If you are referring to the tube with a big knob on it that comes as an accessory, it will not work if you remove the springs. The assembly is pretty easy, just look at the pictures (mine came with them from Amazon a few years ago). I tried it, but saw little need for it since I use my Hitachi primarily in an OP table and the adjustment knob was just in the way. Maybe if you would describe your specific problem, with the fine adjustment, I could help a bit more. I just wish they had not discontinued this model.

Joe Z.


----------



## elamber (Jan 17, 2008)

I believe the sequence is:

1. plunge the router to the approximate depth you want.
2. lock the router in place with the flip lever (left side if facing the side of the router with the levers on it).
3. turn the lever on the micro adjuster (right lever) counter clockwise (this engages the twisty knob thredded shaft thingy).
4. release the locking lever.
5. twist knob on micro adjuster to achieve the desired depth.

I think the manual says something about not making adjustments by turning twisty knob when the lock lever is engaged too.

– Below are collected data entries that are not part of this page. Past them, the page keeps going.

         if (srow < l) P[srow * (NB * 16) + b * 16 + i] = acc[g][b][r];
       }
 }
+template <int NBX, int NBA, int RG, bool GATHER>
+__global__ __launch_bounds__(256, 2) void table_v3_kernel(TableV2 a) {
+  constexpr int NB = NBX + NBA;
+  constexpr int SC = TableV3Stage<NB>::SC;
+  constexpr int PIECES = SC * NB * 128;
+  constexpr int NP = (PIECES + 255) / 256;
+  constexpr long ROWS = 4L * RG * 16;
+  __shared__ f64x2 rs[2][PIECES];
+  const int t = threadIdx.x;
+  const int lane = t & 63;
+  const int wave = __builtin_amdgcn_readfirstlane(t >> 6);
+  const int i = lane & 15, kq = lane >> 4;
+  const int n = a.n;
+  const int nfull = n / 16;
+  long nblk = (a.l + ROWS - 1) / ROWS;
+  if (GATHER) {
+    nblk = 0;
+    for (int k = 0; k < a.nint; ++k) nblk += (a.tg.count[k] + ROWS - 1) / ROWS;
+  }
+  const long nitems = nblk * a.ksplit;
+  for (long item = blockIdx.x; item < nitems; item += gridDim.x) {
+    const int ks = (int)(item / nblk);
+    long blk = item - (long)ks * nblk;
+    int kint = 0;
+    long l = a.l;
+    const double *Rp = a.Rp;
+    if (GATHER) {
+      for (;; ++kint) {
+        l = a.tg.count[kint];
+        const long nbk = (l + ROWS - 1) / ROWS;
+        if (blk < nbk) break;
+        blk -= nbk;
+      }
+      Rp += (long)kint * a.tg.rp_stride;
+    }
+    const long s0 = (blk * 4 + wave) * (RG * 16);
+    const bool active = s0 < l;
+    const double *xr[RG];
+#pragma unroll
+    for (int g = 0; g < RG; ++g) {
+      long row = s0 + g * 16 + i;
+      if (row >= l) row = l - 1;
+      if (GATHER) row = a.tg.list[(long)kint * a.tg.cap + row];
+      xr[g] = a.UtX + row * a.ld + 4 * kq;
+    }
+    const int c0 = (int)((long)a.nc * ks / a.ksplit), c1 = (int)((long)a.nc * (ks + 1) / a.ksplit);
+    const int cfull = c1 < nfull ? c1 : nfull;
+    const int nst = cfull > c0 ? (cfull - c0 + SC - 1) / SC : 0;
+    f64x4 acc[RG][NB];
+#pragma unroll
+    for (int g = 0; g < RG; ++g)
+#pragma unroll
+      for (int b = 0; b < NB; ++b) acc[g][b] = f64x4{0.0, 0.0, 0.0, 0.0};
+#define TV3_LOADR(SR, ST)                                                                                         \
+  do {                                                                                                            \
+    _Pragma("unroll") for (int p = 0; p < NP; ++p) {                                                              \
+      const int e = p * 256 + t;                                                                                  \
+      if (NP * 256 == PIECES || e < PIECES) {                                                                     \
+        int ch_ = c0 + (ST) * SC + e / (NB * 128);                                                                \
+        if (ch_ >= cfull) ch_ = cfull - 1;                                                                        \
+        SR[p] = *reinterpret_cast<const f64x2 *>(Rp + ((long)ch_ * (NB * 128) + e % (NB * 128)) * 2);             \
+      }                                                                                                           \
+    }                                                                                                             \
+  } while (0)
+#define TV3_STORER(SR, BUF)                                                                                       \
+  do {                                                                                                            \
+    _Pragma("unroll") for (int p = 0; p < NP; ++p) {                                                              \
+      const int e = p * 256 + t;                                                                                  \
+      if (NP * 256 == PIECES || e < PIECES) rs[BUF][e] = SR[p];                                                   \
+    }                                                                                                             \
+  } while (0)
+#define TV3_LOADX(XV, ST)                                                                                         \
+  do {                                                                                                            \
+    _Pragma("unroll") for (int q = 0; q < SC; ++q) {                                                              \
+      int ch_ = c0 + (ST) * SC + q;                                                                               \
+      if (ch_ >= cfull) ch_ = cfull - 1;                                                                          \
+      _Pragma("unroll") for (int g = 0; g < RG; ++g) {                                                            \
+        const f64x2 lo = *reinterpret_cast<const f64x2 *>(xr[g] + (long)ch_ * 16);                                \
+        const f64x2 hi = *reinterpret_cast<const f64x2 *>(xr[g] + (long)ch_ * 16 + 2);                            \
+        XV[q][g][0] = lo.x; XV[q][g][1] = lo.y; XV[q][g][2] = hi.x; XV[q][g][3] = hi.y;                           \
+      }                                                                                                           \
+    }                                                                                                             \
+  } while (0)
+#define TV3_MFMA(RB, XVQ)                                                                                         \
+  do {                                                                                                            \
+    _Pragma("unroll") for (int j = 0; j < 4; ++j) {                                                               \
+      _Pragma("unroll") for (int g = 0; g < RG; ++g) {                                                            \
+        const double xs = XVQ[g][j] * XVQ[g][j];                                                                  \
+        _Pragma("unroll") for (int b = 0; b < NB; ++b)                                                            \
+          acc[g][b] = __builtin_amdgcn_mfma_f64_16x16x4f64(b < NBX ? xs : XVQ[g][j], RB[b][j], acc[g][b], 0, 0, 0); \
+      }                                                                                                           \
+    }                                                                                                             \
+  } while (0)
+    f64x2 sr[NP];
+    double xv[SC][RG][4], xn[SC][RG][4];
+    if (nst > 0) {
+      TV3_LOADR(sr, 0);
+      TV3_LOADX(xv, 0);
+      TV3_STORER(sr, 0);
+    }
+    __syncthreads();
+    for (int st = 0; st < nst; ++st) {
+      const int cur = st & 1;
+      const int nx = st + 1 < nst ? st + 1 : st;
+      TV3_LOADR(sr, nx);
+      TV3_LOADX(xn, nx);
+      __builtin_amdgcn_sched_barrier(0);
+      if (active) {
+#pragma unroll
+        for (int q = 0; q < SC; ++q) {
+          if (c0 + st * SC + q < cfull) {
+            double rb[NB][4];
+#pragma unroll
+            for (int b = 0; b < NB; ++b) {
+              const f64x2 lo = rs[cur][((q * NB + b) * 64 + lane) * 2];
+              const f64x2 hi = rs[cur][((q * NB + b) * 64 + lane) * 2 + 1];
+              rb[b][0] = lo.x; rb[b][1] = lo.y; rb[b][2] = hi.x; rb[b][3] = hi.y;
+            }
+            TV3_MFMA(rb, xv[q]);
+          }
+        }
+      }
+      __builtin_amdgcn_sched_barrier(0);
+      TV3_STORER(sr, cur ^ 1);
+      __syncthreads();
+#pragma unroll
+      for (int q = 0; q < SC; ++q)
+#pragma unroll
+        for (int g = 0; g < RG; ++g)
+#pragma unroll
+          for (int j = 0; j < 4; ++j) xv[q][g][j] = xn[q][g][j];
+    }
+    if (active && c1 > nfull && c0 <= nfull) {
+      const int ch = nfull;
+      const long k = (long)ch * 16 + 4 * kq;
+      const double *rp_ = Rp + (long)lane * 4 + (long)ch * NB * 256;
+      double rb[NB][4];
+#pragma unroll
+      for (int b = 0; b < NB; ++b) {
+        const f64x2 lo = *reinterpret_cast<const f64x2 *>(rp_ + (long)b * 256);
+        const f64x2 hi = *reinterpret_cast<const f64x2 *>(rp_ + (long)b * 256 + 2);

This is all from memory so please double check what I say against the instructions.

Sorry for the non-technical terms.

I personally hate the micro adjuster on the m12v2 but it is a cheap, powerful router. 

Good luck,

Erik


----------



## Julie (Sep 11, 2004)

Hi Mc

Is this a newer model Hitachi? Mine is about 4-5 years old and I use the micro-adjuster all the time to set the height of the bit, every time I use my router while it's hanging in the table. It's very precise, I love it, except for the fact that they've designed it to sit right beside where the electrical cord comes out of the body of the machine. 

Perhaps you could explain what the problem is? I have my instruction book which might help, I just need some idea of what isn't working for you. Do you have it installed correctly?

~Julie~


----------